— Опять свое!
— Да, свое… Вчера соседи подобрали отца на улице, привели. Легко, думаешь?..
Тропка вырвалась из рощи, потянулись улочки с горба на горб, усадьбы — калитки наглухо заперты, окна распахнуты, прячутся в хмеле и мальвах, шуршит листва, шелестит, похоже двор с двором перешептываются.
— …Вот иду с тобой и не хочу, чтобы тебя видели…
Двор ко двору впритык. Нет уже глечиков на тыне: коровы не уставятся лбами в ворота, не зовут утробным мычаньем хозяйку; не пахнет печеным хлебом…
Люба остановилась:
— Прощай, Андрюша. — Не «пока», не «всего», как принято, а прощай.
— Я провожу тебя.
— Не надо, я не хочу.
— А я провожу.
— А я сказала — не смей!
Оглянулась уже у ворот, Андрей далеко-далеко на пригорке, не уходит; захлопнула калитку, притаилась, ждала, пока уйдет.
Заботливо расчищенная дорожка к расшатанному крыльцу, ухоженные деревца вдоль дорожки и заброшенный, заросший бурьяном сад, от всего веет бесхозяйственностью — дом на бабьих ослабевших и детских неокрепших руках; цветы жмутся к окнам нежно и настороженно; в комнатах необычайная, непривычная тишина…
— Мама! Мамочка! — взбежала на крыльцо Люба.
— Ты что, глупая? — взглянула в окно Матрена Васильевна.
— Ой, мама, так тихо у нас, аж перепугалася.
— Что ты, девочка, — вышла в сени мать. — Вечно ты с фантазиями. — Что так запоздала? Стали задерживаться. Лариска Таранкиных тоже к вечеру является.

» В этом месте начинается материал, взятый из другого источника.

## Share maxpool across DLA tree levels and add gather-based 4x depthwise transposed conv

In the DLA-34 tree, the stride-2 maxpool of the input is now computed once and passed down to tree1, so the same pooling is not launched twice; an env var can turn this off. It also adds a dedicated kernel for the f=4 depthwise transposed-conv upsample with fused add. Each thread loads a 3x3 input neighborhood once, keeps the taps in LDS, and writes a 4x4 output block, instead of one thread per output pixel re-reading the input. Plan and op entry points are exposed for testing, and the ABI version is bumped.

```diff
diff --git a/include/pdftable_hip.h b/include/pdftable_hip.h
--- a/include/pdftable_hip.h
+++ b/include/pdftable_hip.h
@@ -168,6 +168,11 @@
 #define PT_TSR_CS_FEAT 256
 int pt_tsr_forward_net(pt_engine* e, const uint16_t* d_input_bf16, int n, int H, int W, float* d_hm, float* d_st,
                        float* d_wh, float* d_ax, float* d_cr, float* d_reg, pt_stream stream);
+
+int pt_tsr_dla34_plan(int n, int H, int W, int32_t* pool_launches, long long* arena_bytes);
+
+int pt_op_dwconvt_up_add(pt_engine* e, const uint16_t* d_in, const float* d_w_taps, const uint16_t* d_add, uint16_t* d_out, int B, int h,
+                         int w, int C, int f, int split, pt_stream stream);
 
 int pt_tsr_forward_net_wireless(pt_engine* e, const uint16_t* d_input_bf16, int n, int H, int W, float* d_hm, float* d_st,
                                 float* d_wh, float* d_ax, float* d_cr, float* d_reg, pt_stream stream);
diff --git a/pdf_table_amd/csrc/api_common.cpp b/pdf_table_amd/csrc/api_common.cpp
--- a/pdf_table_amd/csrc/api_common.cpp
+++ b/pdf_table_amd/csrc/api_common.cpp
@@ -16,6 +16,6 @@
 
 const char* pt_last_error(void) { return g_err; }
 
-int pt_abi_version(void) { return 16; }
+int pt_abi_version(void) { return 17; }
 
 }
diff --git a/pdf_table_amd/csrc/c_api.hip b/pdf_table_amd/csrc/c_api.hip
--- a/pdf_table_amd/csrc/c_api.hip
+++ b/pdf_table_amd/csrc/c_api.hip
@@ -359,6 +359,18 @@
                              reinterpret_cast<hipStream_t>(stream));
 }
 
+int pt_tsr_dla34_plan(int n, int H, int W, int32_t* pool_launches, long long* arena_bytes) {
+  return pt_dla34_base_plan(n, H, W, pool_launches, arena_bytes);
+}
+
+int pt_op_dwconvt_up_add(pt_engine* e, const uint16_t* d_in, const float* d_w_taps, const uint16_t* d_add, uint16_t* d_out, int B, int h, int w,
+                         int C, int f, int split, pt_stream stream) {
+  PT_REQUIRE(e && d_in && d_w_taps && d_out && B > 0 && h > 0 && w > 0 && C > 0 && C % 8 == 0 && (f == 2 || f == 4),
+             "pt_op_dwconvt_up_add: B=%d h=%d w=%d C=%d f=%d unsupported (C a multiple of 8, f 2 or 4)", B, h, w, C, f);
+  PT_HIP_CHECK(hipSetDevice(e->device));
+  return pt_launch_dwconvt_up_add(d_in, d_w_taps, d_add, d_out, B, h, w, C, f, split ? 1 : 0, reinterpret_cast<hipStream_t>(stream));
+}
+
 int pt_tsr_forward_net_wireless(pt_engine* e, const uint16_t* d_input_bf16, int n, int H, int W, float* d_hm, float* d_st,
                                 float* d_wh, float* d_ax, float* d_cr, float* d_reg, pt_stream stream) {
   PT_REQUIRE(e && d_input_bf16 && n > 0, "pt_tsr_forward_net_wireless: bad arguments");
diff --git a/pdf_table_amd/csrc/common.h b/pdf_table_amd/csrc/common.h
--- a/pdf_table_amd/csrc/common.h
+++ b/pdf_table_amd/csrc/common.h
@@ -372,6 +372,9 @@
                     int use_2dpe, float* d_logic, float* d_stacked, hipStream_t s);
 int pt_lore_forward_net(pt_engine* e, const bf16_t* x, int n, int H, int W, float* hm, float* st, float* wh, float* ax,
                         float* cr, float* reg, hipStream_t s);
+int pt_dla34_base_plan(int n, int H, int W, int* pool_launches, long long* arena_bytes);
+int pt_launch_dwconvt_up_add(const bf16_t* in, const float* w, const bf16_t* add, bf16_t* out, int B, int h, int wd, int C, int f, int split,
+                             hipStream_t s);
 constexpr int PT_HEAT_CAP = 16384;
 int pt_heat_peaks_topk(const float* hm, int B, int H, int W, float thr0, float thr1, int k0, int k1, float* sig, unsigned long long* keys,
                        int* cnt, unsigned long long* sorted, int* kept, hipStream_t s);
diff --git a/pdf_table_amd/csrc/dla_net.h b/pdf_table_amd/csrc/dla_net.h
--- a/pdf_table_amd/csrc/dla_net.h
+++ b/pdf_table_amd/csrc/dla_net.h
@@ -34,6 +34,9 @@
   float* om = nullptr;
   const int* ylimit = nullptr;
   double alg_scale = 1.0;
+  bool share_pool = true;
+  bool plan_only = false;
+  int n_pool = 0;
 
   T alloc(int H, int W, int C) {
     T t;
@@ -43,6 +46,7 @@
     return t;
   }
   const PtTensor* get(const std::string& name) {
+    if (plan_only) return nullptr;
     const PtTensor* t = m->find(name);
     if (!t && rc == PT_OK) {
       pt_set_error("%s weight blob lacks tensor '%s'", what, name.c_str());
@@ -90,6 +94,7 @@
   }
   T maxpool2(const T& x) {
     T o = alloc(x.H / 2, x.W / 2, x.C);
+    ++n_pool;
     if (rc == PT_OK && !dry && ok) {
       e->prof.next_bytes = (double)n * x.H * x.W * x.C * 2.0 * mul * 1.25;
       PtProfScope ps(e, s, PT_PROF_OTHER, 0, "maxpool2x2");
@@ -106,8 +111,8 @@
     return o;
   }
   T tree(const std::string& q, int levels, const T& x, int cin, int cout, int stride, bool level_root,
-         std::vector<T> children) {
-    T bottom = stride > 1 ? maxpool2(x) : x;
+         std::vector<T> children, const T* pooled = nullptr) {
+    T bottom = stride > 1 ? (pooled ? *pooled : maxpool2(x)) : x;
     if (level_root) children.push_back(bottom);
     if (levels == 1) {
       T residual = bottom;
@@ -123,7 +128,7 @@
       conv_cat(ins, q + ".root", cout, o, 1);
       return o;
     }
-    T x1 = tree(q + ".tree1", levels - 1, x, cin, cout, stride, false, {});
+    T x1 = tree(q + ".tree1", levels - 1, x, cin, cout, stride, false, {}, share_pool && stride > 1 ? &bottom : nullptr);
     children.push_back(x1);
     return tree(q + ".tree2", levels - 1, x1, cout, cout, 1, false, children);
   }
@@ -137,6 +142,9 @@
   const int lv[6] = {1, 1, 1, 2, 2, 1};
   const char* chain_env = getenv("PT_DLA_CHAIN");
   const bool chain = !c.x3 && H % 2 == 0 && W % 2 == 0 && !(chain_env && atoi(chain_env) == 0);
+  const char* share_env = getenv("PT_DLA_POOL_SHARE");
+  c.share_pool = !(share_env && atoi(share_env) == 0);
+  c.n_pool = 0;
   std::vector<T> layers(6);
   if (chain) {
     layers[1] = c.alloc(H / 2, W / 2, 32);
@@ -178,6 +186,16 @@
   return layers;
 }
 
+static void dla34_plan(int n, int H, int W, int* pool_launches, long long* arena_bytes) {
+  pt_engine host;
+  DlaCtx c;
+  c.e = &host; c.m = nullptr; c.s = nullptr; c.n = n; c.x3 = 0; c.mul = 1;
+  c.dry = true; c.ok = true; c.rc = PT_OK; c.plan_only = true;
+  dla34_base(c, nullptr, H, W);
+  if (pool_launches) *pool_launches = c.n_pool;
+  if (arena_bytes) *arena_bytes = (long long)host.arenas[PT_ARENA_TSR].high;
+}
+
 static int dla_arena_grow(pt_engine* e) {
   PT_HIP_CHECK(hipDeviceSynchronize());
   if (e->arenas[PT_ARENA_TSR].base) PT_HIP_CHECK(hipFree(e->arenas[PT_ARENA_TSR].base));
diff --git a/pdf_table_amd/csrc/lore_kernels.hip b/pdf_table_amd/csrc/lore_kernels.hip
--- a/pdf_table_amd/csrc/lore_kernels.hip
+++ b/pdf_table_amd/csrc/lore_kernels.hip
@@ -256,6 +256,74 @@
         else
           store8(out + oo, C, PACKED == 1 ? 0 : split, acc);
       }
+  }
+}
+
+__global__ __launch_bounds__(256) void dwconvt_up4_add_kernel(const bf16_t* __restrict__ in, const float* __restrict__ w,
+                                                               const bf16_t* __restrict__ add, bf16_t* __restrict__ out,
+                                                               int B, int h, int wd, int C) {
+  a16_kernel_enter();
+  extern __shared__ __attribute__((aligned(16))) float s_w[];
+  for (int i = threadIdx.x; i < 64 * C; i += 256) s_w[i] = w[i];
+  __syncthreads();
+  const int cgn = C >> 3;
+  const int OW = wd * 4;
+  const unsigned total = (unsigned)B * h * wd * cgn;
+  for (unsigned i = blockIdx.x * 256u + threadIdx.x; i < total; i += gridDim.x * 256u) {
+    unsigned t = i / (unsigned)cgn;
+    const int cg = (int)(i - t * (unsigned)cgn);
+    const unsigned t2 = t / (unsigned)wd;
+    const int ax = (int)(t - t2 * (unsigned)wd);
+    const int b = (int)(t2 / (unsigned)h);
+    const int ay = (int)(t2 - (unsigned)b * (unsigned)h);
+    u32x4 vraw[3][3];
+#pragma unroll
+    for (int r = 0; r < 3; ++r)
+#pragma unroll
+      for (int c = 0; c < 3; ++c) {
+        const int iy = ay - 1 + r, ix = ax - 1 + c;
+        const bool ok = iy >= 0 && iy < h && ix >= 0 && ix < wd;
+        const int iyc = min(max(iy, 0), h - 1), ixc = min(max(ix, 0), wd - 1);
+        u32x4 rv = *reinterpret_cast<const u32x4*>(in + (((size_t)b * h + iyc) * wd + ixc) * C + cg * 8);
+        const uint32_t m = ok ? 0xFFFFFFFFu : 0u;
+        rv.x &= m; rv.y &= m; rv.z &= m; rv.w &= m;
+        vraw[r][c] = rv;
+      }
+#pragma unroll
+    for (int py = 0; py < 4; ++py) {
+      const size_t orow = (((size_t)b * (4 * h) + 4 * ay + py) * OW + 4 * ax) * C + cg * 8;
+      u32x4 araw[4];
+      if (add) {
+#pragma unroll
+        for (int px = 0; px < 4; ++px) araw[px] = *reinterpret_cast<const u32x4*>(add + orow + (size_t)px * C);
+      }
+#pragma unroll
+      for (int px = 0; px < 4; ++px) {
+        float acc[8];
+#pragma unroll
+        for (int q = 0; q < 8; ++q) acc[q] = 0.f;
+#pragma unroll
+        for (int dy = 0; dy < 2; ++dy) {
+          const int r = 1 + (py >> 1) - dy;
+          const int ky = py + 2 - 4 * ((py >> 1) - dy);
+#pragma unroll
+          for (int dx = 0; dx < 2; ++dx) {
+            const int c = 1 + (px >> 1) - dx;
+            const int kx = px + 2 - 4 * ((px >> 1) - dx);
+            const float* wp = s_w + (ky * 8 + kx) * C + cg * 8;
+            const uint32_t hw[4] = {vraw[r][c].x, vraw[r][c].y, vraw[r][c].z, vraw[r][c].w};
+#pragma unroll
+            for (int q = 0; q < 8; ++q) acc[q] += bf2f((q & 1) ? (hw[q >> 1] >> 16) : (hw[q >> 1] & 0xFFFFu)) * wp[q];
+          }
+        }
+        if (add) {
+          const uint32_t hw[4] = {araw[px].x, araw[px].y, araw[px].z, araw[px].w};
+#pragma unroll
+          for (int q = 0; q < 8; ++q) acc[q] += bf2f((q & 1) ? (hw[q >> 1] >> 16) : (hw[q >> 1] & 0xFFFFu));
+        }
+        store8(out + orow + (size_t)px * C, C, 0, acc);
+      }
+    }
   }
 }
 
@@ -1705,6 +1773,13 @@
     PT_HIP_CHECK(hipGetLastError());
     return PT_OK;
   }
+  const char* sw4 = getenv("PT_DWCONVT4");
+  if (f == 4 && !split && blocks2 < (1ll << 31) && C <= 128 && !(sw4 && sw4[0] == '0')) {
+    hipLaunchKernelGGL(dwconvt_up4_add_kernel, dim3(grid_for(blocks2)), dim3(256), (size_t)64 * C * sizeof(float), s, in, w, add, out, B, h, wd,
+                       C);
+    PT_HIP_CHECK(hipGetLastError());
+    return PT_OK;
+  }
   hipLaunchKernelGGL(dwconvt_up_add_kernel, dim3(grid_for((long long)B * h * f * wd * f * (C / 8))), dim3(256), 0, s, in,
                      w, add, out, B, h, wd, C, f, split);
   PT_HIP_CHECK(hipGetLastError());
diff --git a/pdf_table_amd/csrc/lore_model.hip b/pdf_table_amd/csrc/lore_model.hip
--- a/pdf_table_amd/csrc/lore_model.hip
+++ b/pdf_table_amd/csrc/lore_model.hip
@@ -190,6 +190,12 @@
 }
 
 
+int pt_dla34_base_plan(int n, int H, int W, int* pool_launches, long long* arena_bytes) {
+  PT_REQUIRE(n > 0 && H > 0 && W > 0 && H % 32 == 0 && W % 32 == 0, "DLA-34 plan: n=%d, input %dx%d must be multiples of 32", n, H, W);
+  dla34_plan(n, H, W, pool_launches, arena_bytes);
+  return PT_OK;
+}
+
 int pt_lore_forward_net(pt_engine* e, const bf16_t* x, int n, int H, int W, float* hm, float* st, float* wh, float* ax,
                         float* cr, float* reg, hipStream_t s) {
   PT_REQUIRE(hm && st && wh && ax && cr && reg, "Lore net: null pointer");
diff --git a/pdf_table_amd/engine.py b/pdf_table_amd/engine.py
--- a/pdf_table_amd/engine.py
+++ b/pdf_table_amd/engine.py
@@ -695,6 +695,21 @@
         L.check(self.lib.pt_op_maxpool(self._h, _ptr(x), B, H, W, Cc // 2 if split else Cc, k, stride, pad, _ptr(out), int(split), self._stream()), "pt_op_maxpool")
         return out
 
+    def op_dwconvt_up_add(self, x: torch.Tensor, w_taps: torch.Tensor, f: int, add: torch.Tensor | None = None, split: bool = False) -> torch.Tensor:
+        self._chk(x, self.act_dtype, "x")
+        B, h, w, Cc = x.shape
+        Cv = Cc // 2 if split else Cc
+        if w_taps.dtype != torch.float32 or tuple(w_taps.shape) != (4 * f * f, Cv) or not w_taps.is_contiguous() or not w_taps.is_cuda:
+            raise ValueError(f"op_dwconvt_up_add: w_taps must be a contiguous fp32 device tensor [{4 * f * f}, {Cv}]")
+        if add is not None:
+            self._chk(add, self.act_dtype, "add")
+            if tuple(add.shape) != (B, h * f, w * f, Cc):
+                raise ValueError(f"op_dwconvt_up_add: add must be {(B, h * f, w * f, Cc)}, got {tuple(add.shape)}")
+        out = torch.empty((B, h * f, w * f, Cc), dtype=self.act_dtype, device=self._tdev)
+        L.check(self.lib.pt_op_dwconvt_up_add(self._h, _ptr(x), _ptr(w_taps), _ptr(add) if add is not None else None, _ptr(out), B, h, w, Cv, f,
+                                              int(split), self._stream()), "pt_op_dwconvt_up_add")
+        return out
+
     def op_avgpool(self, x: torch.Tensor, k: int, split: bool = False) -> torch.Tensor:
         self._chk(x, self.act_dtype, "x")
         B, H, W, Cc = x.shape
diff --git a/pdf_table_amd/lib.py b/pdf_table_amd/lib.py
--- a/pdf_table_amd/lib.py
+++ b/pdf_table_amd/lib.py
@@ -36,7 +36,7 @@
 PT_ROTATE_90_CLOCKWISE, PT_ROTATE_180, PT_ROTATE_90_COUNTERCLOCKWISE = 0, 1, 2
 PT_REC_H, PT_REC_W, PT_REC_T, PT_REC_NCLS = 32, 640, 160, 7644
 PT_PROF_CLASSES = ("conv3x3", "conv1x1", "stem", "other")
-EXPECTED_ABI = 16
+EXPECTED_ABI = 17
 
 _lib = None
 
@@ -93,6 +93,8 @@
         "pt_layout_forward": (i, [vp, vp, i, i, i, i, i, i, f, i, vp, vp, vp]),
         "pt_tsr_preprocess": (i, [vp, vp, i, i, i, vp, i, i, i, i, vp, vp]),
         "pt_tsr_forward_net": (i, [vp, vp, i, i, i, vp, vp, vp, vp, vp, vp, vp]),
+        "pt_tsr_dla34_plan": (i, [i, i, i, ip, C.POINTER(C.c_longlong)]),
+        "pt_op_dwconvt_up_add": (i, [vp, vp, vp, vp, vp, i, i, i, i, i, i, vp]),
         "pt_tsr_forward_net_wireless": (i, [vp, vp, i, i, i, vp, vp, vp, vp, vp, vp, vp]),
         "pt_tsr_decode": (i, [vp, vp, vp, vp, vp, vp, vp, i, i, i, i, f, vp, vp, vp, vp]),
         "pt_tsr_forward_decode": (i, [vp, vp, i, i, i, i, f, vp, vp, vp, vp]),
```

New measurement: 809.5. No clear change (-0.2%).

— Ничего не задерживаемся. Яр залило, кругом обходим.
— То-то обходите, домой не приходите. Ступай в хату переодевайся да лицо под краном освежи, замученная! Растрепанная, не смотришь за собой, ты барышня, что ж ты так…
— Очень надо мне про это думать!
Однако мимоходом Любочка глянула в зеркало и потом долго плескалась под краном. Собрала просушенное белье с протянутых веревок, сложила в комнате на столе, подготовленном для глажки, вернулась во двор, принялась дорожку править от крыльца к калитке.
— Годи вже, знов ты с фантазиями, — окликнула Матрена Васильевна, — кому это надо, каждый день парад наводить. Давай обедать, сегодня с говядиной.
Обедали вдвоем, не дожидаясь отца. Раньше, бывало, Хома Пантелеймонович забегал на обед посидеть с домашними — ремонтный участок находился неподалеку, времени хватало, а теперь участок передвинули, да и сподручней было с дружками закусить прямо при дороге.
— Совсем от дома отбился, — жаловалась Матрена Васильевна.
— Вы бы ему литруху на стол выставили, — потупилась Люба, — зачуял бы.
— Любка!
— А что, неправду говорю?
— Подумай, про отца родного такое…
— А я думала-передумала, знаете, сколько про него думала, жалела. А теперь себя жалею, мама. Себя! Вас, Ольгу. Какая у нас жизнь?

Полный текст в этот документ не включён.